Os programas de computador para geoprocessamento podem funcionar em microcomputadores e, exceto em aplicações muito volumosas ou complexas, podem utilizar equipamentos comuns. O custo dos programas não é muito diferente do custo de outros softwares. É possível treinar pessoal da própria prefeitura para utilizá-los. Também há empresas no mercado que podem realizar projetos mais intensivos, de curta duração. O ponto mais custoso é o levantamento cadastral (aerofotogrametria e digitalização de imagens). Existem várias possibilidades de graus de resolução, escala e detalhe, com diferentes estimativas de custo. O ideal é dispor de um levantamento aerofotogramétrico para a zona urbana em escala 1:8.000 (custo de cerca de R$ 450/km2) e para a zona rural em escala 1:30.000 (R$ 100,00/km2).

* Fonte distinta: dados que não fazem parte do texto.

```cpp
static int bwd_weight_impl(const float *x, const float *gy, float *gw, float *gbias, int B, int H, int W, int Ci, int Co, int kh,
                           int kw, int stride, int pad, int dil, void *workspace, void *stream, int accumulate,
                           const float *amax_x = nullptr, const float *amax_g = nullptr)
{
    HTD_REQUIRE(B > 0 && H > 0 && W > 0 && Ci > 0 && Co > 0 && kh > 0 && kw > 0 && stride > 0 && dil > 0 && pad >= 0,
                "conv2d_bwd_weight: bad sizes");
    HTD_REQUIRE(Ci % 4 == 0, "conv2d_bwd_weight: Ci=%d must be a multiple of 4", Ci);
    HTD_REQUIRE(x && gy && gw && workspace, "conv2d_bwd_weight: null pointer");
    WgradParams p{};
    p.x = x; p.gy = gy;
    p.amax_x = amax_x; p.amax_g = amax_g;
    const bool h2 = amax_x != nullptr && amax_g != nullptr;
    p.B = B; p.H = H; p.W = W; p.Ci = Ci; p.Co = Co; p.kh = kh; p.kw = kw; p.stride = stride; p.pad = pad; p.dil = dil;
    p.Ho = (H + 2 * pad - (dil * (kh - 1) + 1)) / stride + 1;
    p.Wo = (W + 2 * pad - (dil * (kw - 1) + 1)) / stride + 1;
    HTD_REQUIRE(p.Ho > 0 && p.Wo > 0, "conv2d_bwd_weight: empty output");
    p.K = (int64_t)B * p.Ho * p.Wo;
    HTD_REQUIRE((int64_t)B * H * W * Ci < (1ll << 31) && p.K * Co < (1ll << 31),
                "conv2d_bwd_weight: operand larger than 2^31 elements (32-bit element offsets)");
    p.Ntot = kh * kw * Ci;
    static const int math_env0 = getenv("HTD_CONV_MATH") ? atoi(getenv("HTD_CONV_MATH")) : 1;
    if ((g_wgrad_math < 0 ? math_env0 : g_wgrad_math) == 1 && x3h_takes(Ci, Co, kh, kw, stride, pad, dil)) {
        p.mt = (int)htd::ceil_div(Co, 128);
        p.nt = (int)htd::ceil_div(Ci, 64);
        p.splits = x3h_splits(B, H, W, Ci, Co);
        const int64_t slices = htd::ceil_div((int64_t)B * H * (W + 1), XH_KS);
        p.slices_per_split = htd::ceil_div(slices, p.splits);
        p.splits = (int)htd::ceil_div(slices, p.slices_per_split);
        const bool direct = p.splits == 1 && !accumulate;
        p.out = direct ? gw : (float *)workspace;
        float *bias_part = (float *)workspace + (int64_t)p.splits * Co * p.Ntot;
        p.bias_out = !gbias ? nullptr : (direct ? gbias : bias_part);
        hipStream_t s = (hipStream_t)stream;
        const dim3 grid((unsigned)(p.mt * p.nt * 3 * p.splits));
        static const bool x3hd_on = !(getenv("HTD_WGRAD_X3D") && atoi(getenv("HTD_WGRAD_X3D")) == 0);
        if (x3hd_on && XHD_KS / (W + 1) + 1 <= H && (int64_t)B * H * W * Ci * 4 < (1ll << 31) &&
            (int64_t)B * H * W * Co * 4 < (1ll << 31))
        {
            static const bool tile64 = !(getenv("HTD_WGRAD_TILE64") && atoi(getenv("HTD_WGRAD_TILE64")) == 0);
            if (tile64 && Co <= 64) {
                p.mt = (int)htd::ceil_div(Co, 64);
                const dim3 g64((unsigned)(p.mt * p.nt * 3 * p.splits));
                if (h2) hipLaunchKernelGGL((conv_wgrad_x3hd_kernel<1, true>), g64, dim3(256), 0, s, p);
                else hipLaunchKernelGGL((conv_wgrad_x3hd_kernel<1, false>), g64, dim3(256), 0, s, p);
            } else if (h2) {
                hipLaunchKernelGGL((conv_wgrad_x3hd_kernel<2, true>), grid, dim3(256), 0, s, p);
            } else {
                hipLaunchKernelGGL((conv_wgrad_x3hd_kernel<2, false>), grid, dim3(256), 0, s, p);
            }
        }
        else {
            HTD_REQUIRE(!h2, "conv2d_bwd_weight_h2: this 3x3 layer is not taken by the H2 kernels (htd_conv2d_bwd_weight_h2_supported)");
            if (W + 1 >= XH_KS) hipLaunchKernelGGL(conv_wgrad_x3h_kernel<true>, grid, dim3(256), 0, s, p);
            else hipLaunchKernelGGL(conv_wgrad_x3h_kernel<false>, grid, dim3(256), 0, s, p);
        }
        if (!direct) {
            const int64_t n = (int64_t)Co * p.Ntot;
            const unsigned blocks = (unsigned)std::min<int64_t>(htd::ceil_div(n, 256), 2048);
            const unsigned extra = gbias ? (unsigned)htd::ceil_div(Co, 256) : 0u;
            hipLaunchKernelGGL(splitk_reduce_kernel, dim3(blocks + extra), dim3(256), 0, s, (const float *)workspace, gw, n,
                               p.splits, (const float *)(gbias ? bias_part : nullptr), gbias, Co, accumulate);
        }
        return htd::check_launch("conv2d_bwd_weight");
    }
    const Cfg c = choose(Co, p.Ntot, p.K);
    p.mt = c.mt; p.nt = c.nt; p.splits = c.splits;
    p.slices_per_split = htd::ceil_div(htd::ceil_div(p.K, BKW), c.splits);
// ... 130 lines not shown
```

A partir do vôo é possível comprar ampliações das áreas prioritárias (R$ 250 p/km2); restituir a área urbana em mapa desenhado (1:2000) e meio magnético a um custo entre R$ 4.500 e R$ 10.000/km2 (neste caso, incluindo construções, arborização, mobiliário, etc.); reconstituir a zona rural em mapa de traços 1:10.000 desenhado e meio magnético (R$ 1.100/km2); e reconstituir a zona rural em orto-foto carta (arquivo imagem) a 500 por km2. Também é possível comprar uma imagem satélite (R$ 2.500), que pode ser interpretada e ampliada até uma escala máxima de 1:50.000.

Recentemente, o BNDES lançou uma linha de financiamento destinada à ampliação da capacidade tributária de municípios que pode ser utilizada para a revisão da base cadastral.

RESULTADOS

O geoprocessamento é um investimento com alta taxa de retorno para a prefeitura. Do ponto de vista financeiro, em geral a implantação do geoprocessamento e a atualização da base cadastral a ele associada trazem aumento da arrecadação da prefeitura. Além dos benefícios financeiros, o geoprocessamento funciona como uma ferramenta de aumento da eficiência e da eficácia das ações da prefeitura. Aumenta a eficiência ao permitir decisões mais rápidas e facilitar o processamento de informaçòes. Ao elevar o acervo de informações disponíveis para o governo municipal tomar decisões, o uso do geoprocessamento aumenta a capacidade operativa da prefeitura, em termos de tempos de intervenção e em termos de qualidade das decisões. Os dirigentes e técnicos passam a dispor de mais conhecimentos sobre o município. Traz maior eficácia por permitir uma profundidade de análise que normalmente não é possível com as ferramentas tradicionais. Também permite o desenho mais adequado de políticas públicas, proporcionando melhor qualidade de gestão.

Levando o uso de informações a um patamar superior, o impacto não ocorre somente no seu uso direto. Passa a haver uma exigência maior de informações de qualidade, motivada pelas próprias aplicações que vão sendo implantadas e podem ser constantemente aperfeiçoadas.


* Publicado originalmente como DICAS nº 94 em 1997.Dicas é um boletim voltado para dirigentes municipais (prefeitos, secretários, vereadores) e lideranças sociais. Atualmente, seu acervo está publicado no site do Instituto Pólis.